_Listed records_.
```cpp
template <int LOADER, int KS, bool BF>
int dispatch_tile(neraf_ctx* ctx, const GemmParams& p_in, hipStream_t stream) {
  GemmParams p = p_in;
  const int cus = ctx ? ctx->num_cus : 256;
  static const int kTclass = [] { const char* e = getenv("NERAF_DGRAD_TCLASS"); return e ? atoi(e) : 1; }();
  p.conv.tclass = 0;
  if (LOADER == 1 && kTclass && p.conv.tstride == 2 && p.conv.tflip && (p.conv.dout & 1) == 0 && p.ngroups <= 1 &&
      p.Mpad == p.conv.dout * p.conv.dout * p.conv.dout && (p.Mpad % 512) == 0 && (p.Npad % 64) == 0 && !p.lmask && !p.C16T && !p.C32 &&
      !p.colsum && !p.colsumsq) {
    p.conv.tclass = 1;
    if constexpr (LOADER == 1) { if (conv_waves8()) return launch_pipe<64, 64, 4, LOADER, KS, BF, true, 8>(ctx, p, 1, stream); }
    return launch_pipe<64, 64, 4, LOADER, KS, BF, LOADER == 1>(ctx, p, 1, stream);
  }
  if (p.stream_body == 1 && !(LOADER == 0 && !BF && stream_qualifies(p)))
    return neraf_fail(ctx, NERAF_EINVAL, "gemm: shape or epilogue outside the streaming body's");
  if constexpr (LOADER == 0 && !BF) {
    const bool det_stats = p.stat_det && (p.colsum || p.colsumsq);
    if (p.stream_body != 2 && stream_qualifies(p) && (p.stream_body == 1 || (p.Mpad >= kStreamMinM && !det_stats)))
      return launch_stream(ctx, p, stream);
  }
  const int nk = p.K / BK;
  int bm = 128, bn = 128;
  const bool can128 = (p.Mpad % 128) == 0 && (p.Npad % 128) == 0;
  static const int kTile64 = [] { const char* e = getenv("NERAF_CONV_TILE64"); return e ? atoi(e) : 1; }();
  if (p.tile_n == 64 && (p.Mpad % 128) == 0 && !(kTile64 && LOADER == 1)) { bm = 128; bn = 64; }
  else if (!can128 || (p.Mpad / 128) * (p.Npad / 128) < cus) { bm = 64; bn = 64; }
  const int ng = p.ngroups > 1 ? p.ngroups : 1;
  int ntiles = (p.Mpad / bm) * (p.Npad / bn);
  bool uniform = true;
  if (ng > 1) {
    bm = 64; bn = 64; ntiles = 0;
    for (int g = 0; g < ng; ++g) {
      ntiles += (round_up(p.grp[g].M, 64) / 64) * (round_up(p.grp[g].N, 64) / 64);
      uniform = uniform && round_up(p.grp[g].M, 64) == p.Mpad && round_up(p.grp[g].N, 64) == p.Npad;
    }
  }
  int splits = 1;
  static const int kOversub = [] { const char* e = getenv("NERAF_SPLIT_OVERSUB"); const int v = e ? atoi(e) : 2; return v < 1 ? 1 : (v > 4 ? 4 : v); }();
  if (p.splitk_ws && uniform && ntiles * 2 <= cus && nk >= kSplitMinK) {
    splits = ((LOADER != 0 && ntiles >= 64) ? kOversub : 1) * cus / ntiles;
    if (splits > nk / 4) splits = nk / 4;
    if (splits > 128) splits = 128;
    while (splits >= 2 && (size_t)splits * ng * p.Mpad * p.Npad * 4 > p.splitk_ws_bytes) splits >>= 1;
    if (splits < 2) splits = 1;
  }
  if (LOADER == 0 && ng == 1 && kWide && (p.Mpad % 256) == 0) {
    if ((p.Npad % 160) == 0 && (p.Mpad / 256) * (p.Npad / 160) * 4 >= cus * 3) return launch_wide<256, 160, 3, BF>(ctx, p, 1, stream);
    if ((p.Npad % 128) == 0 && (p.Mpad / 256) * (p.Npad / 128) >= cus) return launch_wide<256, 128, 3, BF>(ctx, p, 1, stream);
  }
  if (LOADER == 0 && ng == 1 && kWide && bm == 128 && bn == 128 && splits == 1 && ntiles < 2 * cus)
    return launch_wide<128, 128, 3, BF>(ctx, p, 1, stream);
  static const int kTile32 = [] { const char* e = getenv("NERAF_TILE32"); return e ? atoi(e) : 128; }();
  if constexpr (LOADER == 0) {
    if (ng > 1) {
      if (kTile32 && splits == 1 && ntiles <= kTile32) return launch_pipe<32, 32, 4, LOADER, KS, BF, false, 4, true>(ctx, p, 1, stream);
      return launch_pipe<64, 64, 4, LOADER, KS, BF, false, 4, true>(ctx, p, splits, stream);
    }
    if (kTile32 && splits == 1 && bm == 64 && bn == 64 && ntiles <= kTile32 && !p.C16T)
      return launch_pipe<32, 32, 4, LOADER, KS, BF>(ctx, p, 1, stream);
  }
  if (bm == 128 && bn == 128) return launch_pipe<128, 128, 2, LOADER, KS, BF>(ctx, p, splits, stream);
  if (bm == 128 && bn == 64) return launch_pipe<128, 64, 3, LOADER, KS, BF>(ctx, p, splits, stream);
  if constexpr (LOADER == 1) { if (conv_waves8()) return launch_pipe<64, 64, 4, LOADER, KS, BF, false, 8>(ctx, p, splits, stream); }
  return launch_pipe<64, 64, 4, LOADER, KS, BF>(ctx, p, splits, stream);
}

}

int launch_wgrad_grouped(neraf_ctx* ctx, const WgradItem* items, int n, const half_t* zero_page, float* slab_ws, size_t slab_bytes,
                         const float* alpha_dev, hipStream_t stream, bool bf16) {
  if (n <= 0 || n > kMaxWg || !items || !zero_page) return neraf_fail(ctx, NERAF_EINVAL, "wgrad_grouped: bad arguments");
  static const int nst = [] { const char* e = getenv("NERAF_WGRAD_NST"); const int v = e ? atoi(e) : 3; return v < 2 ? 2 : (v > 4 ? 4 : v); }();
// ... 136 lines not shown
      if (p.conv.ksize == 1) return p.bf16 ? dispatch_tile<1, 1, true>(ctx, p, stream) : dispatch_tile<1, 1, false>(ctx, p, stream);
      return neraf_fail(ctx, NERAF_EINVAL, "conv loader 1: ksize must be 1 or 3");
    case 2:
      if (p.conv.cin != 8 || p.conv.ksize != 5 || !p.conv.zero_page || p.bf16) return neraf_fail(ctx, NERAF_EINVAL, "conv loader 2: cin 8, ksize 5, fp16");
      return dispatch_tile<2, 5, false>(ctx, p, stream);
  }
  return neraf_fail(ctx, NERAF_EINVAL, "gemm: unknown loader");
}

extern "C" int neraf_gemm_f16(neraf_ctx* ctx, const void* A, int lda, const void* B, int ldb, int M, int N, int K,
                              int Mpad, int Npad, float alpha, const float* bias, int act, void* C16, int ldc16,
                              void* C16T, int ldc16t, float* C32, int ldc32, neraf_stream_t stream) {
  GemmParams p{};
  p.A = (const half_t*)A; p.lda = lda; p.B = (const half_t*)B; p.ldb = ldb;
  p.M = M; p.N = N; p.K = K; p.Mpad = Mpad; p.Npad = Npad; p.alpha = alpha; p.bias = bias; p.act = act;
  p.C16 = (half_t*)C16; p.ldc16 = ldc16; p.C16T = (half_t*)C16T; p.ldc16t = ldc16t; p.C32 = C32; p.ldc32 = ldc32;
  return launch_gemm_f16(ctx, p, (hipStream_t)stream);
}

extern "C" int neraf_gemm_f16_grouped(neraf_ctx* ctx, int ngroups, const void* const* A, const void* const* B, const int* M, const int* N,
                                      float* const* C32, const int* ldc32, int lda, int ldb, int K, float alpha, const float* alpha_dev,
                                      int c32_beta, void* splitk_ws, size_t splitk_bytes, neraf_stream_t stream) {
  if (ngroups < 1 || ngroups > kMaxGemmGroups || !A || !B || !M || !N || !C32 || !ldc32)
    return neraf_fail(ctx, NERAF_EINVAL, "gemm_f16_grouped: 1 to 6 groups");
  GemmParams p{};
  p.lda = lda; p.ldb = ldb; p.K = K; p.alpha = alpha; p.alpha_dev = alpha_dev; p.c32_beta = c32_beta;
  p.splitk_ws = (float*)splitk_ws; p.splitk_ws_bytes = splitk_ws ? splitk_bytes : 0;
  for (int g = 0; g < ngroups; ++g) {
    if (M[g] <= 0 || N[g] <= 0) return neraf_fail(ctx, NERAF_EINVAL, "gemm_f16_grouped: M and N must be positive");
    GemmParams::Group& G = p.grp[g];
    G.A = (const half_t*)A[g]; G.B = (const half_t*)B[g]; G.C32 = C32[g]; G.M = M[g]; G.N = N[g]; G.ldc32 = ldc32[g];
    if (!G.A || !G.B || !G.C32) return neraf_fail(ctx, NERAF_EINVAL, "gemm_f16_grouped: null operand or result");
  }
  p.ngroups = ngroups;
  return launch_gemm_f16(ctx, p, (hipStream_t)stream);
}

extern "C" int neraf_gemm_f16_stream(neraf_ctx* ctx, const void* A, int lda, const void* B, int ldb, int M, int N, int K, int Mpad, int Npad,
                                     float alpha, const float* bias, const void* add16, int ldadd, void* C16, int ldc16, void* C16T,
                                     int ldc16t, float* C32, int ldc32, float* colsum, float* colsumsq, int stat_rep, int stat_stride,
                                     int stat_det, int body, int max_workgroups, neraf_stream_t stream) {
  if (body < 0 || body > 2 || max_workgroups < 0) return neraf_fail(ctx, NERAF_EINVAL, "gemm_f16_stream: body 0..2, max_workgroups >= 0");
  GemmParams p{};
  p.A = (const half_t*)A; p.lda = lda; p.B = (const half_t*)B; p.ldb = ldb;
  p.M = M; p.N = N; p.K = K; p.Mpad = Mpad; p.Npad = Npad; p.alpha = alpha; p.bias = bias;
  p.add16 = (const half_t*)add16; p.ldadd = ldadd;
  p.C16 = (half_t*)C16; p.ldc16 = ldc16; p.C16T = (half_t*)C16T; p.ldc16t = ldc16t; p.C32 = C32; p.ldc32 = ldc32;
  p.colsum = colsum; p.colsumsq = colsumsq; p.stat_rep = stat_rep; p.stat_stride = stat_stride; p.stat_det = stat_det;
  p.tile_n = N == 64 ? 64 : 0;
  p.stream_body = body; p.stream_max_wg = max_workgroups;
  return launch_gemm_f16(ctx, p, (hipStream_t)stream);
}

extern "C" int neraf_gemm_bf16(neraf_ctx* ctx, const void* A, int lda, const void* B, int ldb, int M, int N, int K,
                               int Mpad, int Npad, float alpha, const float* bias, int act, void* C16, int ldc16,
                               void* C16T, int ldc16t, float* C32, int ldc32, neraf_stream_t stream) {
  GemmParams p{};
  p.bf16 = 1;
  p.A = (const half_t*)A; p.lda = lda; p.B = (const half_t*)B; p.ldb = ldb;
  p.M = M; p.N = N; p.K = K; p.Mpad = Mpad; p.Npad = Npad; p.alpha = alpha; p.bias = bias; p.act = act;
  p.C16 = (half_t*)C16; p.ldc16 = ldc16; p.C16T = (half_t*)C16T; p.ldc16t = ldc16t; p.C32 = C32; p.ldc32 = ldc32;
  return launch_gemm_f16(ctx, p, (hipStream_t)stream);
}

extern "C" int neraf_gemm_bf16_tn(neraf_ctx* ctx, const void* A, const void* B, int M, int N, int K, float* C32, void* splitk_ws,
                                  size_t splitk_bytes, neraf_stream_t stream) {
  if (!A || !B || !C32 || M <= 0 || N <= 0 || K <= 0 || (M % 64) || (N % 64) || (K % 64) || !splitk_ws || splitk_bytes < 256)
    return neraf_fail(ctx, NERAF_EINVAL, "gemm_bf16_tn: M, N, K multiples of 64; scratch required");
  WgradItem it{};
  it.dy = A; it.x = B; it.out = C32;
  it.cout = M; it.cin = N; it.cin_real = N; it.ksize = 1; it.stride = 1; it.pad = 0; it.din = 1; it.dout = 1; it.K = K;
  return launch_wgrad_grouped(ctx, &it, 1, (const half_t*)splitk_ws, (float*)((char*)splitk_ws + 256), splitk_bytes - 256, nullptr,
                              (hipStream_t)stream, true);
}
```

Baseline: 268.5 million field-samples/s.

## Add LDS-resident halo kernel for 3x3x3 64-channel conv3d and its dgrad

```diff
diff --git a/include/neraf_hip.h b/include/neraf_hip.h
--- a/include/neraf_hip.h
+++ b/include/neraf_hip.h
@@ -46,6 +46,10 @@
                           float alpha, const float* bias, const void* add16, int ldadd, void* C16, int ldc16, void* C16T,
                           int ldc16t, float* C32, int ldc32, float* colsum, float* colsumsq, int stat_rep, int stat_stride,
                           int stat_det, int body, int max_workgroups, neraf_stream_t stream);
+
+int neraf_conv3d_f16_body(neraf_ctx* ctx, const void* x, const void* w, const void* zero_page, int edge_in, int edge_out, int cin,
+                          int cout, int ksize, int stride, int pad, int transposed, float alpha, void* C16, float* colsum,
+                          float* colsumsq, int stat_rep, int stat_stride, int stat_det, int body, neraf_stream_t stream);
 
 int neraf_gemm_bf16(neraf_ctx* ctx, const void* A, int lda, const void* B, int ldb, int M, int N, int K,
                     int Mpad, int Npad, float alpha, const float* bias, int act,
diff --git a/neraf_amd/_lib.py b/neraf_amd/_lib.py
--- a/neraf_amd/_lib.py
+++ b/neraf_amd/_lib.py
@@ -41,6 +41,9 @@
     "neraf_gemm_f16_stream": (C.c_int, [C.c_void_p, C.c_void_p, C.c_int, C.c_void_p, C.c_int, C.c_int, C.c_int, C.c_int, C.c_int, C.c_int,
                                         C.c_float, C.c_void_p, C.c_void_p, C.c_int, C.c_void_p, C.c_int, C.c_void_p, C.c_int, C.c_void_p,
                                         C.c_int, C.c_void_p, C.c_void_p, C.c_int, C.c_int, C.c_int, C.c_int, C.c_int, C.c_void_p]),
+    "neraf_conv3d_f16_body": (C.c_int, [C.c_void_p, C.c_void_p, C.c_void_p, C.c_void_p, C.c_int, C.c_int, C.c_int, C.c_int, C.c_int, C.c_int,
+                                        C.c_int, C.c_int, C.c_float, C.c_void_p, C.c_void_p, C.c_void_p, C.c_int, C.c_int, C.c_int, C.c_int,
+                                        C.c_void_p]),
     "neraf_gemm_bf16": (C.c_int, [C.c_void_p, C.c_void_p, C.c_int, C.c_void_p, C.c_int, C.c_int, C.c_int, C.c_int,
                                   C.c_int, C.c_int, C.c_float, C.c_void_p, C.c_int, C.c_void_p, C.c_int, C.c_void_p,
                                   C.c_int, C.c_void_p, C.c_int, C.c_void_p]),
diff --git a/neraf_amd/csrc/common.h b/neraf_amd/csrc/common.h
--- a/neraf_amd/csrc/common.h
+++ b/neraf_amd/csrc/common.h
@@ -200,6 +200,7 @@
   double alg_flops;
   int bf16;
   int stream_body, stream_max_wg;
+  int conv_body;
   int ngroups;
   struct Group { const half_t* A; const half_t* B; float* C32; int M, N, ldc32; int tile_begin; } grp[6];
 };
diff --git a/neraf_amd/csrc/gemm_f16.hip b/neraf_amd/csrc/gemm_f16.hip
--- a/neraf_amd/csrc/gemm_f16.hip
+++ b/neraf_amd/csrc/gemm_f16.hip
@@ -755,7 +755,8 @@
   }
 }
 
-static void gemm_manifest(neraf_ctx* ctx, const GemmParams& p, int loader, int splits, int bm, int bn, double flops, bool wide = false, bool stream = false) {
+static void gemm_manifest(neraf_ctx* ctx, const GemmParams& p, int loader, int splits, int bm, int bn, double flops, bool wide = false, bool stream = false,
+                          bool resident = false) {
   double out_elems = (double)p.M * p.N;
   double rA = loader == 0 ? (double)p.M * p.K * 2.0 : (double)p.conv.din * p.conv.din * p.conv.din * p.conv.cin * 2.0;
   double rB = (double)p.N * p.K * 2.0;
@@ -772,7 +773,7 @@
     snprintf(nm, sizeof(nm), "gemm_f16_nt_pipe_kernel<%d, %d | plain, %d groups, %.0f results K=%d%s", bm, bn, ng, out_elems, p.K, splits > 1 ? " splitK" : "");
   else
     snprintf(nm, sizeof(nm), "%s<%d, %d | %s M=%d N=%d K=%d%s",
-             stream ? "gemm_f16_nt_stream_kernel" : (wide ? "gemm_f16_nt_wide_kernel" : "gemm_f16_nt_pipe_kernel"), bm, bn,
+             resident ? "conv3_f16_resident_kernel" : stream ? "gemm_f16_nt_stream_kernel" : (wide ? "gemm_f16_nt_wide_kernel" : "gemm_f16_nt_pipe_kernel"), bm, bn,
              loader == 0 ? "plain" : (p.conv.tflip ? "dgrad" : "conv"), p.M, p.N, p.K, splits > 1 ? " splitK" : "");
   if (splits > 1) {
     neraf_node(ctx, nm, flops, rA + rB, slabs);
@@ -1033,6 +1034,161 @@
     case 256064: return launch_stream_nk<256, 64>(ctx, p, stream);
   }
   return neraf_fail(ctx, NERAF_EINVAL, "gemm: shape outside the streaming body's");
+}
+
+constexpr int kResHX = 10, kResHY = 6, kResHZ = 6, kResHalo = kResHX * kResHY * kResHZ;
+constexpr int kResImgLd = 64 + 8;
+static_assert(kResHalo % 8 == 0, "whole LDS-DMA wave-instructions of eight voxels");
+
+template <int FLIP, int STATS>
+__global__ __launch_bounds__(256) void conv3_f16_resident_kernel(GemmParams p) {
+  constexpr int KB = 54;
+  __shared__ __attribute__((aligned(16))) char halo[kResHalo * 128];
+  __shared__ __attribute__((aligned(16))) char img[128 * kResImgLd * 2];
+  typedef __attribute__((address_space(3))) void* lds_ptr_t;
+  typedef const __attribute__((address_space(1))) void* gbl_ptr_t;
+
+  const int tid = threadIdx.x;
+  const int lane = tid & 63;
+  const int wave = __builtin_amdgcn_readfirstlane(tid >> 6);
+  const int frow = lane & 15, fq = lane >> 4;
+  const int d = p.conv.dout;
+  int bid = blockIdx.x;
+  {
+    const int nblocks = (int)gridDim.x, q = nblocks >> 3, r = nblocks & 7;
+    const int xcd = bid & 7, idx = bid >> 3;
+    bid = (xcd < r ? xcd * (q + 1) : r * (q + 1) + (xcd - r) * q) + idx;
+  }
+  const int nbx = d >> 3, nby = d >> 2;
+  const int x0 = (bid % nbx) * 8, y0 = ((bid / nbx) % nby) * 4, z0 = (bid / (nbx * nby)) * 4;
+
+#pragma unroll
+  for (int it = 0; it < (kResHalo / 8 + 3) / 4; ++it) {
+    const int q = it * 4 + wave;
+    if (q < kResHalo / 8) {
+      const int v = q * 8 + (lane >> 3);
+      const int hx = v % kResHX, hy = (v / kResHX) % kResHY, hz = v / (kResHX * kResHY);
+      const int gx = x0 - 1 + hx, gy = y0 - 1 + hy, gz = z0 - 1 + hz;
+      const bool ok = (unsigned)gx < (unsigned)d && (unsigned)gy < (unsigned)d && (unsigned)gz < (unsigned)d;
+      const int c = (lane & 7) ^ (hx & 7);
+      const half_t* src = ok ? p.A + ((size_t)((gz * d + gy) * d + gx) * 64 + c * 8) : p.conv.zero_page;
+      __builtin_amdgcn_global_load_lds((gbl_ptr_t)src, (lds_ptr_t)(halo + q * 1024), 16, 0, 0);
+    }
+  }
+  constexpr int WPD = 8;
+  const half_t* wsrc = p.B + (size_t)(wave * 16 + (lane >> 2)) * p.ldb + (lane & 3) * 8;
+  half8 w[KB];
+  {
+#pragma unroll
+    for (int kb = 0; kb < WPD; ++kb) w[kb] = *reinterpret_cast<const half8*>(wsrc + kb * 32);
+  }
+  const int from = (frow * 4 + fq) * 4;
+  auto place = [&](half8& f) {
+    const uint4 raw = __builtin_bit_cast(uint4, f);
+    uint4 t;
+    t.x = (unsigned)__builtin_amdgcn_ds_bpermute(from, (int)raw.x);
+    t.y = (unsigned)__builtin_amdgcn_ds_bpermute(from, (int)raw.y);
+    t.z = (unsigned)__builtin_amdgcn_ds_bpermute(from, (int)raw.z);
+    t.w = (unsigned)__builtin_amdgcn_ds_bpermute(from, (int)raw.w);
+    f = __builtin_bit_cast(half8, t);
+  };
+  const int rx = frow & 7, ryl = frow >> 3;
+  int abase[3][2];
+#pragma unroll
+  for (int o = 0; o < 3; ++o)
+#pragma unroll
+    for (int ks = 0; ks < 2; ++ks) abase[o][ks] = (ryl * kResHX + rx) * 128 + (((ks * 4 + fq) ^ ((rx + o) & 7)) * 16);
+
+  f32x4 acc[8];
+#pragma unroll
+  for (int i = 0; i < 8; ++i) acc[i] = f32x4{0.f, 0.f, 0.f, 0.f};
+
+  wait_vmcnt<WPD>();
+  __syncthreads();
+
+  half8 xa[2][8];
+  auto read_block = [&](int kb, half8 (&x)[8]) {
+    const int tap = kb >> 1, ks = kb & 1;
+    const int tz = tap / 9, ty = (tap / 3) % 3, tx = tap % 3;
+    const int oz = FLIP ? 2 - tz : tz, oy = FLIP ? 2 - ty : ty, ox = FLIP ? 2 - tx : tx;
+#pragma unroll
+    for (int i = 0; i < 8; ++i)
+      x[i] = *reinterpret_cast<const half8*>(halo + abase[ox][ks] + ((((i >> 1) + oz) * kResHY + (2 * (i & 1) + oy)) * kResHX + ox) * 128);
+  };
+  read_block(0, xa[0]);
+  place(w[0]);
+  place(w[1]);
+  __builtin_amdgcn_sched_barrier(0);
+#pragma unroll
+  for (int kb = 0; kb < KB; ++kb) {
+    if (kb + 1 < KB) read_block(kb + 1, xa[(kb + 1) & 1]);
+    if (kb + WPD < KB) w[kb + WPD] = *reinterpret_cast<const half8*>(wsrc + (kb + WPD) * 32);
+    if (kb + 2 < KB) place(w[kb + 2]);
+#pragma unroll
+    for (int i = 0; i < 8; ++i)
+      acc[i] = __builtin_amdgcn_mfma_f32_16x16x32_f16(w[kb], xa[kb & 1][i], acc[i], 0, 0, 0);
+    __builtin_amdgcn_sched_barrier(0);
+  }
+
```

_Task description_. Only the lines that contain the string "kResHalo" are to be copied from the records.

_Exercise output_.
+constexpr int kResHX = 10, kResHY = 6, kResHZ = 6, kResHalo = kResHX * kResHY * kResHZ;
+static_assert(kResHalo % 8 == 0, "whole LDS-DMA wave-instructions of eight voxels");
+  __shared__ __attribute__((aligned(16))) char halo[kResHalo * 128];
+  for (int it = 0; it < (kResHalo / 8 + 3) / 4; ++it) {
+    if (q < kResHalo / 8) {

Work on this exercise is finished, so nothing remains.